Separating the packet forwarding functions from the data plane enables direct programming and simpler network control. This includes configuring network services in real time, such as ethernet and firewalls, or quickly allocating virtual network resources to change the network infrastructure through one centralized location.

Agility

Because SDN enables dynamic load balancing to manage the traffic flow as need and usage fluctuates, it reduces latency and increases the efficiency of the network.

Flexibility

With a software-based control layer, network operators have more flexibility to control the network, change configuration settings, provision resources and increase network capacity. 

Greater control over network security

SDN lets network administrators set policies from one central location to determine access control and security policies across the network by workload type or by network segments. You can also use micro-segmentation to reduce complexity and establish consistency across any cloud network architecture—whether it’s public cloud, private cloud, hybrid cloud or multicloud.

Simplified network design and operation  

Administrators can use a single protocol to communicate with a wide range of hardware devices through a central controller. It also offers more flexibility in choosing networking equipment, since organizations often prefer to use open controllers rather than vendor-specific devices and protocols.

Modernizing telecommunications

SDN technology combined with virtual machines and network virtualization lets service providers offer distinct network separation and control to customers. This helps service providers improve their scalability and provide bandwidth on demand to customers who need greater flexibility and have variable bandwidth usage. 
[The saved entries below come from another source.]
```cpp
enum { RGBD_LEG_FWD = 0, RGBD_LEG_DX = 1, RGBD_LEG_DW = 2 };
typedef struct rgbd_dsam_leg {
  int kind;
  const uint8_t* code;
  int B, Cin, h, w, Cout;
  void* plan;
} rgbd_dsam_leg;
size_t rgbd_dsam_plan_size(int kind, int B, int Cin, int h, int w, int Cout);
size_t rgbd_dsam_run_workspace_size(int kind, int B, int Cin, int h, int w, int Cout);
int rgbd_dsam_plan(int n, const rgbd_dsam_leg* legs, void* stream);
int rgbd_dsam_fwd_nhwc_planned(int dtype, const void* x_nhwc, const uint8_t* code,
                               const rgbd_decomp_info* info, int B, int Cin, int h, int w, int Cout,
                               const void* wfwd, const float* bias, const void* residual_nhwc,
                               void* out_nhwc, const void* plan, void* ws, void* stream);
int rgbd_dsam_fwd_nhwc_f32io_planned(int dtype, const void* x_nhwc, const uint8_t* code,
                                     const rgbd_decomp_info* info, int B, int Cin, int h, int w, int Cout,
                                     const void* wfwd, const float* bias, const void* residual_nhwc, void* out_nhwc,
                                     const void* plan, void* ws, void* stream, const float* residual_f32_nhwc,
                                     float* out_f32_nhwc);
int rgbd_dsam_bwd_data_planned(int dtype, const void* gout_nhwc, const uint8_t* code, int B, int Cin,
                               int h, int w, int Cout, const void* wbwd, const void* gin_nchw,
                               const void* gin_nhwc, void* dx_nchw, void* dx_nhwc, const void* plan,
                               void* ws, void* stream);
int rgbd_dsam_bwd_weight_planned(int dtype, const void* gout_nchw, const void* gout_nhwc,
                                 const void* x_nhwc, const uint8_t* code, const rgbd_decomp_info* info,
                                 int B, int Cin, int h, int w, int Cout, float* dconv_w, float* dproj_w,
                                 float* dbias, const void* plan, void* ws, void* stream);
typedef struct rgbd_dsam_dw_run {
  const void* gout_nhwc;
  const void* x_nhwc;
  const uint8_t* code;
  int B, Cin, h, w, Cout;
  float* dconv_w;
  float* dproj_w;
  float* dbias;
  const void* plan;
  void* ws;
} rgbd_dsam_dw_run;
int rgbd_dsam_bwd_weight_planned_multi(int n, const rgbd_dsam_dw_run* runs, const rgbd_decomp_info* info,
                                       void* stream);

int rgbd_adamw_multi(int n, float* const* params, const float* const* grads, float* const* exp_avg,
                     float* const* exp_avg_sq, const long long* numel, const float* step, double lr, double beta1,
                     double beta2, double eps, double weight_decay, void* stream);
int rgbd_adamw_multi_shadow(int n, float* const* params, const float* const* grads, float* const* exp_avg,
                            float* const* exp_avg_sq, void* const* shadows, const long long* numel,
                            const float* step, double lr, double beta1, double beta2, double eps,
                            double weight_decay, void* stream);

#define RGBD_RATIO_NW 24
#define RGBD_RATIO_NBN 6
size_t rgbd_ratio_packed_size(int dtype);
int rgbd_ratio_pack(int dtype, const float* const* weights_host, void* packed, void* stream);
size_t rgbd_ratio_workspace_size(int dtype, int B, int H, int W);
size_t rgbd_ratio_features_offset(int dtype, int B, int H, int W);
size_t rgbd_ratio_pooled_offset(int dtype, int B, int H, int W);
int rgbd_ratio_forward(int dtype, int training, float momentum, const float* depth3, long long batch_stride,
                       int B, int H, int W, const void* packed, float* const* bn_host, unsigned long long seed,
                       unsigned long long* seed_counter, float* ratio, void* ws, void* stream);
#define RGBD_RATIO_F_PHASE2 1
int rgbd_ratio_forward_ex(int dtype, int training, float momentum, const float* depth3, long long batch_stride,
// ... 116 lines not shown
```

### rgb-d-instance-segmentation_amd/_lib.py

```python
import ctypes
import os
from pathlib import Path

import numpy as np

LIB_PATH = Path(os.environ.get("RGBD_HIP_LIB", Path(__file__).resolve().parent / "librgbd_hip.so"))

RGBD_F32 = 0
RGBD_BF16 = 1
NBINS = 512

DECOMP_INFO_DTYPE = np.dtype([
    ("status", "<i4"), ("n_modes", "<i4"), ("n_masks", "<i4"), ("peak_bin", "<i4", 3),
    ("first_edge", "<f4"), ("last_edge", "<f4"), ("center", "<f4", 3),
    ("lo", "<f4", 3), ("hi", "<f4", 3), ("hist", "<i4", NBINS)])
assert DECOMP_INFO_DTYPE.itemsize == 2116

_P = ctypes.c_void_p
_I = ctypes.c_int
_LL = ctypes.c_longlong
_SZ = ctypes.c_size_t
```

The risks of software-defined networking 

SDN solutions come with significant benefits but can pose a risk if not implemented correctly. The controller is critical in maintaining a secure network. It is centralized and, therefore, a potential single point of failure. This potential vulnerability can be mitigated by implementing controller redundancy on the network with automatic failover. This may be costly but is no different from creating redundancy in other areas of the network to ensure business continuity.
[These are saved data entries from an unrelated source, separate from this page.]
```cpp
#ifdef DMPP_DEBUG_SEARCH
__device__ __forceinline__ void publish_debug(int32_t* path, int max_path, const long long* t, const int* cn, long long t_setup, long long t_total)
{
    int32_t* dbg = path + max_path - 16;
    dbg[0] = cn[0]; dbg[1] = cn[1]; dbg[2] = cn[2]; dbg[3] = cn[3]; dbg[4] = cn[4];
    dbg[5] = (int)(t[0] >> 4); dbg[6] = (int)(t[1] >> 4); dbg[7] = (int)(t[2] >> 4); dbg[8] = (int)(t[3] >> 4); dbg[9] = (int)(t[4] >> 4);
    dbg[10] = (int)(t[6] >> 4); dbg[11] = (int)((t[0] + t[1] + t[2] + t[3] + t[4] + t[5] + t[6]) >> 4); dbg[12] = (int)(t_setup >> 4); dbg[13] = (int)(t_total >> 4);
    dbg[14] = (int)__builtin_amdgcn_s_getreg((31 << 11) | 4);
    dbg[15] = (int)__builtin_amdgcn_s_getreg((31 << 11) | 20);
    for (int i = 7; i < 16; i++) path[max_path - 64 + i] = (int)(t[i] >> 4);
}
#endif

template <int K, int SW, bool SPILL>
__device__ __forceinline__ void search_scene(const PlannerConfig& c, int scene, int w_base, int order_cap, int budget, const SceneIn* __restrict__ in,
         const ObPoint* __restrict__ obs_now, uint32_t* __restrict__ gclosed, uint16_t* __restrict__ pinfo, int32_t* __restrict__ orders,
         int32_t* __restrict__ paths, GridOut* __restrict__ gout, uint32_t* __restrict__ gbitmaps, int32_t* __restrict__ cost_out,
         int32_t* __restrict__ overflow, int32_t* __restrict__ need_max, uint2* __restrict__ ospill_all, int spill_cap,
         int32_t* __restrict__ retry_list, int32_t* __restrict__ retry_cnt,
         SearchLds<closed_log_of<K>()>& L, unsigned char* smem_raw)
{
    using LdsT = SearchLds<closed_log_of<K>()>;
    constexpr unsigned kViewsAt = 0;
    const long long t_begin = clock64();
    const int tid = threadIdx.x, lane = tid & (DMPP_WAVE - 1), wv = tid >> 6;
    const int W = c.grid_w, H = c.grid_h, N = W * H, WW = W >> 5, HW = H >> 5;
    const SceneIn& si = in[scene];
    SparseView<K> vr, vc;
    {
        DMPP_LDS unsigned char* p = (DMPP_LDS unsigned char*)smem_raw + kViewsAt;
        unsigned used = 0;
        if constexpr (K == 2) {
            vr.meta = p; vc.meta = p + (unsigned)H * 8u;
            vr.off2 = (DMPP_LDS uint16_t*)(p + (unsigned)(H + W) * 8u); vc.off2 = vr.off2 + H;
            used = (unsigned)(H + W) * 10u;
        } else {
            constexpr unsigned mb = (unsigned)sparse_meta_bytes_per_line<K>();
            vr.meta = p; vc.meta = p + (unsigned)H * mb;
            vr.off2 = nullptr; vc.off2 = nullptr;
            used = (unsigned)(H + W) * mb;
        }
        used = (used + 15u) & ~15u;
        vr.data = (DMPP_LDS uint32_t*)(p + used); vc.data = vr.data + budget;
        vr.LW = WW; vr.NL = H; vc.LW = HW; vc.NL = W;
    }
    static_assert(sizeof(RasterStage) <= offsetof(LdsT, job), "the staged footprints must fit the open list and the closed set");
    DMPP_LDS RasterStage* stage = (DMPP_LDS RasterStage*)(DMPP_LDS unsigned char*)(unsigned char*)&L;
    int* s_wave2 = (int*)L.job;
    static_assert(sizeof(L.job) >= kSearchSetupWavesWide * sizeof(int), "second row of wave sums");
    const ObPoint* obs = obs_now + si.obs_off;
#ifdef DMPP_DEBUG_SEARCH
    long long tmark[8] = { 0, 0, 0, 0, 0, 0, 0, 0 };
    const int need = budget > 0 ? build_sparse_views<K, SW>(c, si, obs, si.obs_n, vr, vc, budget, stage, L.s_wave, s_wave2, tmark) : 1;
#else
    const int need = budget > 0 ? build_sparse_views<K, SW>(c, si, obs, si.obs_n, vr, vc, budget, stage, L.s_wave, s_wave2) : 1;
#endif
    const bool dense = need > budget;
    if (tid == 0) { if (budget > 0) atomicMax(need_max, need); overflow[scene] = dense ? 1 : 0; }
    uint32_t* bm = gbitmaps + (size_t)scene * 2 * (N >> 5);
    DMPP_LDS uint64_t* nz_row = (DMPP_LDS uint64_t*)((DMPP_LDS unsigned char*)smem_raw + kViewsAt);
    DMPP_LDS uint64_t* nz_col = nz_row + H;
    if (dense) { __syncthreads(); build_dense_views<SW>(c, si, obs, si.obs_n, bm, nz_row, nz_col, stage, L.s_wave); }
    for (int i = tid; i < LdsT::kClosedTab; i += (SW * DMPP_WAVE)) L.c_tab[i] = 0;
    for (int i = tid; i < kOpenCap; i += (SW * DMPP_WAVE)) L.o_f2[i] = 0xFFFFu;
    const DenseView dr{ bm, nz_row, WW, H }, dc{ bm + (N >> 5), nz_col, HW, W };
    const int start = cell_of(c, si.grid_origin, si.loc.globalpoint.x, si.loc.globalpoint.y);
    const int goal = cell_of(c, si.grid_origin, si.goal.x, si.goal.y);
    const bool goal_blocked = dense ? cell_blocked(dr, goal % W, goal / W) : cell_blocked(vr, goal % W, goal / W);
    __syncthreads();
    if (!goal_blocked && tid == 0) {
        const int sx = start % W, sy = start / W;
        if (dense) {
            bm[start >> 5] &= ~(1u << (start & 31));
            bm[(N >> 5) + sx * HW + (sy >> 5)] &= ~(1u << (sy & 31));
            __threadfence();
        } else {
            sparse_clear_cell(vr, sy, sx);
            sparse_clear_cell(vc, sx, sy);
        }
        L.o_ent[0] = (uint32_t)sx | ((uint32_t)sy << 12) | (8u << 24);
        L.o_f2[0] = (uint16_t)(hfun(sx, sy, goal % W, goal / W) >> 1);
        L.o_run[0] = 0;
    }
    __syncthreads();
    int32_t* path = paths + (size_t)scene * c.max_path;
    if (wv != 0) return;
    __builtin_amdgcn_s_setprio(1);
    const long long t_setup = clock64() - t_begin;
    SearchOut R; R.status = DMPP_G_GOAL_BLOCKED; R.n_exp = 0; R.n_push = 0; R.n_rounds = 0; R.path_cost = 0; R.path_len = 0; R.digest = 0;
    uint32_t* closed = gclosed + (size_t)scene * (N >> 5);
    uint16_t* pin = pinfo + (size_t)scene * N;
    int32_t* order = orders ? orders + (size_t)scene * order_cap : nullptr;
    uint2* ospill = ospill_all ? ospill_all + (size_t)scene * spill_cap : nullptr;
// ... 128 lines not shown
```

Measured before the change: 6.382 million ticks/s.

## Parallelize path reconstruction via wave-wide parent-slot table and DPP reductions

Replaces the serial lane-0 hash-probing walk from goal to start with a wave-parallel pass. That pass compacts the occupied closed-hash slots and resolves each slot's parent slot into LDS reused from the open-list arrays, and it also computes the digest in the same sweep. The lane-0 walk then only follows precomputed parent indices, and run lengths and cell coordinates are re-read from the hash table. Shuffle-based reductions and scans are replaced with DPP-based wave scans and sums. The cost is that every search now resolves parents for all occupied slots, not just the ones on the path, and the open-list LDS is aliased for the new tables.

New measurement: 6.487 million ticks/s, median of 6. 1.02x the previous value.

```diff
diff --git a/decision-making-and-path-planning_amd/csrc/kernels_s.hpp b/decision-making-and-path-planning_amd/csrc/kernels_s.hpp
--- a/decision-making-and-path-planning_amd/csrc/kernels_s.hpp
+++ b/decision-making-and-path-planning_amd/csrc/kernels_s.hpp
@@ -68,6 +68,28 @@
     DMPP_DPP_MIN(0x142, 0xa) DMPP_DPP_MIN(0x143, 0xc)
 #undef DMPP_DPP_MIN
     return (uint32_t)__builtin_amdgcn_readlane((int)v, 63);
+}
+
+__device__ __forceinline__ int wave_scan_i32(int v)
+{
+#define DMPP_DPP_ADD(ctrl, rowmask) v += __builtin_amdgcn_update_dpp(0, v, ctrl, rowmask, 0xf, false);
+    DMPP_DPP_ADD(0x111, 0xf) DMPP_DPP_ADD(0x112, 0xf) DMPP_DPP_ADD(0x114, 0xf) DMPP_DPP_ADD(0x118, 0xf)
+    DMPP_DPP_ADD(0x142, 0xa) DMPP_DPP_ADD(0x143, 0xc)
+#undef DMPP_DPP_ADD
+    return v;
+}
+__device__ __forceinline__ int wave_sum_i32(int v) { return __builtin_amdgcn_readlane(wave_scan_i32(v), 63); }
+__device__ __forceinline__ uint64_t wave_sum_u64(uint64_t v)
+{
+#define DMPP_DPP_ADD64(ctrl, rowmask)                                                                             \
+    { const uint32_t lo = (uint32_t)__builtin_amdgcn_update_dpp(0, (int)(uint32_t)v, ctrl, rowmask, 0xf, false);      \
+      const uint32_t hi = (uint32_t)__builtin_amdgcn_update_dpp(0, (int)(uint32_t)(v >> 32), ctrl, rowmask, 0xf, false); \
+      v += ((uint64_t)hi << 32) | lo; }
+    DMPP_DPP_ADD64(0x111, 0xf) DMPP_DPP_ADD64(0x112, 0xf) DMPP_DPP_ADD64(0x114, 0xf) DMPP_DPP_ADD64(0x118, 0xf)
+    DMPP_DPP_ADD64(0x142, 0xa) DMPP_DPP_ADD64(0x143, 0xc)
+#undef DMPP_DPP_ADD64
+    const uint32_t lo = (uint32_t)__builtin_amdgcn_readlane((int)(uint32_t)v, 63), hi = (uint32_t)__builtin_amdgcn_readlane((int)(uint32_t)(v >> 32), 63);
+    return ((uint64_t)hi << 32) | lo;
 }
 
 __device__ __forceinline__ int popc_m(uint32_t v) { return __popc(v); }
@@ -807,6 +829,7 @@
 #ifdef DMPP_DEBUG_SEARCH
 #define DBG_MARK(slot) { const long long t__ = clock64(); dbg_t[slot] += t__ - dbg_last; dbg_last = t__; }
     long long dbg_last = clock64();
+    int hops_dbg = 0;
 #else
 #define DBG_MARK(slot)
 #endif
@@ -821,6 +844,7 @@
     int my_pushes = 0;
     uint64_t digest = 0;
     bool hash_complete = true;
+    uint32_t goal_slot = 0;
     int n_open = 1, live = 1, fmax = -1;
     const int s = lane & 7;
     const int sdx = (s == 0 || s == 1 || s == 7) ? 1 : ((s >= 3 && s <= 5) ? -1 : 0);
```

SD-WAN advances cloud implementation 

Service providers and organizations alike can benefit from a software-defined wide area network or SD-WAN. A traditional WAN (wide-area network) is used to connect users to applications hosted on an organization’s servers in a data center. Typically, multiprotocol label switching (MPLS) circuits are used to route traffic along the shortest path to help ensure reliability. 

As an alternative, an SD-WAN is programmatically configured and provides a centralized management function for any cloud, on-premises or hybrid network topology in a wide area network. An SD-WAN can handle massive amounts of traffic and multiple types of connectivity, including SDN, virtual private networks, MPLS and others.